# [gtk] xfce et themes gtk3

## jotake

Bonjour, 

J'aurais voulu savoir si certains utilisent xfce avec des themes GTK3.

Je vous avoue être assez perdu dans la gestion des themes gtk sous linux... 

J'utilise depuis très longtemps x11-themes/gtk-chtheme pour appliquer les themes installé via emerge. Mais a priori il ne gére pas les theme gtk3.

Il y a une méthode particulière pour cela ?

----------

## kwenspc

Je pense que ce lien répond en parti à ta question Default to GTK+ 2 in 4.12

J'attends aussi de voir ce que ça va donner.
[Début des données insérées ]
#include "neo_mpc_device.h"
#include "wave_ops.h"
#include "fast_math.h"
#include "solver_context.h"
#include "solver_rules.h"
#include "costmap.h"
#include "feasible_set.h"
#include "rollout.h"
#include "riccati.h"
#include "adjoint.h"
#include "tangent_cone.h"
#include "dense_newton.h"
#include "lbfgs.h"
#include "cell_scan.h"
#include "k1_timing.h"

namespace neo_mpc {
namespace {
// ... 75 lines not shown
    select_map(a.map, L + a.lds.prob);
    flags = reset_and_warm(a, L, b, lane) ? NEO_MPC_FLAG_RESET : 0;
    const double fcost = footprint_cost(a, L, b, lane);
    if (lane == 0) L[a.lds.prob + P_FOOTPRINT] = fcost;
    Ctx c;
    make_ctx_wave(p, a.map, L + a.lds.prob, fcost, c, lane);
    load_tile(a, c, L, lane);
    s.wall_in_reach = (c.tile_geom & kTileWall) != 0;
    if (s.wall_in_reach) flags |= NEO_MPC_FLAG_WALL_IN_REACH;
    if (lane == 0) {
      double* t = L + a.lds.tol;
      t[T_XTOL] = p.xtol; t[T_EARLY] = p.early_tol; t[T_FINAL] = p.final_tol; t[T_FTOL] = p.ftol;
      t[T_STALL] = p.stall_step; t[T_WTOL] = p.wtol; t[T_WTOL_LATE] = p.wtol_late; t[T_KINK] = p.kink_radius;
      t[T_KONST] = c.konst; t[T_TRUE_YAW] = c.true_yaw;
      t[T_HOP_DROP] = p.hop_min_drop; t[T_HOP_RANGE] = p.hop_range;
      t[T_BTOL_MAP] = p.btol_map; t[T_BTOL_FREE] = p.btol_free;
      reinterpret_cast<int*>(t + T_HOP_STAGE)[kHopLanes] = 0;
      t[T_C0] = c.c0; t[T_S0] = c.s0; t[T_TYAW] = c.tyaw; t[T_FYAW] = c.fyaw;
      int* ti = reinterpret_cast<int*>(t + T_TILE);
      ti[0] = c.tile_x0; ti[1] = c.tile_y0; ti[2] = c.tile_geom;
    }
    double* u = L + a.lds.u;
    for (int i = lane; i < n; i += kLanes) project_block<kTame>(p, u[3 * i], u[3 * i + 1], u[3 * i + 2]);
    WAVE_SYNC();
    for (int k = 0; k < nv; ++k) cold = cold && (u[k] == 0.0);
    ctx_from_lds<false>(a, L, c);
    {
      double* S = L + a.lds.state;
      int* Si = reinterpret_cast<int*>(S);
      const bool has_prev = uniform_int(Si[SI_HAS_PREV]) == 1 && !(flags & NEO_MPC_FLAG_RESET);
      WAVE_SYNC();
      if (lane == 0) {
        double q0 = has_prev ? S[S_PREV_U0] : u[nv - 3], q1 = has_prev ? S[S_PREV_U0 + 1] : u[nv - 2], q2 = has_prev ? S[S_PREV_U0 + 2] : u[nv - 1];
        project_block<kTame>(p, q0, q1, q2);
        S[S_PREV_U0] = q0; S[S_PREV_U0 + 1] = q1; S[S_PREV_U0 + 2] = q2;
        Si[SI_HAS_PREV] = 0;
      }
      WAVE_SYNC();
    }
    if (!cold && n > 1 && !(p.compat & kCompatNoUnshift) && p.max_it < kDumpGradient) {
      const double* A0 = L + a.lds.state + S_PREV_U0;
      double ts = 0.0;
      const double fs = rollout_cost<kSteps, kTame, kCovered>(
          a, c, L,
          [&](int i, double& b0, double& b1, double& b2) {
            const double* src = lane == 1 ? (i == 0 ? A0 : u + 3 * (i - 1)) : u + 3 * i;
            b0 = src[0]; b1 = src[1]; b2 = src[2];
          },
          NoRecord(), &ts);
      const double f_warm = lane_value(fs, 0), f_alt = lane_value(fs, 1);
      const bool free_both = lane_value(ts, 0) == 0.0 && lane_value(ts, 1) == 0.0;
      if (f_alt < f_warm && free_both) {
        double v0 = 0.0, v1 = 0.0, v2 = 0.0;
        const int k0 = lane, k1 = lane + kLanes, k2 = lane + 2 * kLanes;
        if (k0 < nv) v0 = k0 >= 3 ? u[k0 - 3] : A0[k0];
        if (k1 < nv) v1 = u[k1 - 3];
        if (k2 < nv) v2 = u[k2 - 3];
        WAVE_SYNC();
        if (k0 < nv) u[k0] = v0;
        if (k1 < nv) u[k1] = v1;
        if (k2 < nv) u[k2] = v2;
      } else if (f_alt < f_warm && lane == 0) {
        reinterpret_cast<int*>(L + a.lds.state)[SI_HAS_PREV] = kAltArmed;
      }
      WAVE_SYNC();
    }
  }
  s.flags = flags; s.cold = cold;
  return true;
}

Pour l'instant le peu d'application gtk3 ont un drôle de look (cad à la gnome 3... donc moche).

----------

## jotake

Merci pour le lien effectivement cela répond plus ou moins à ma question.

Faut avouer qu'une bonne partie des appli gnome gtk3 ont un rendu vraiment spécial actuellement sous xfce  :Sad: 

----------

## mdos

Bonjour,

J'utilise le thème GTK3 Orion ,je trouve qu'il donne plutôt bien :

http://gnome-look.org/content/show.php/?content=148527

----------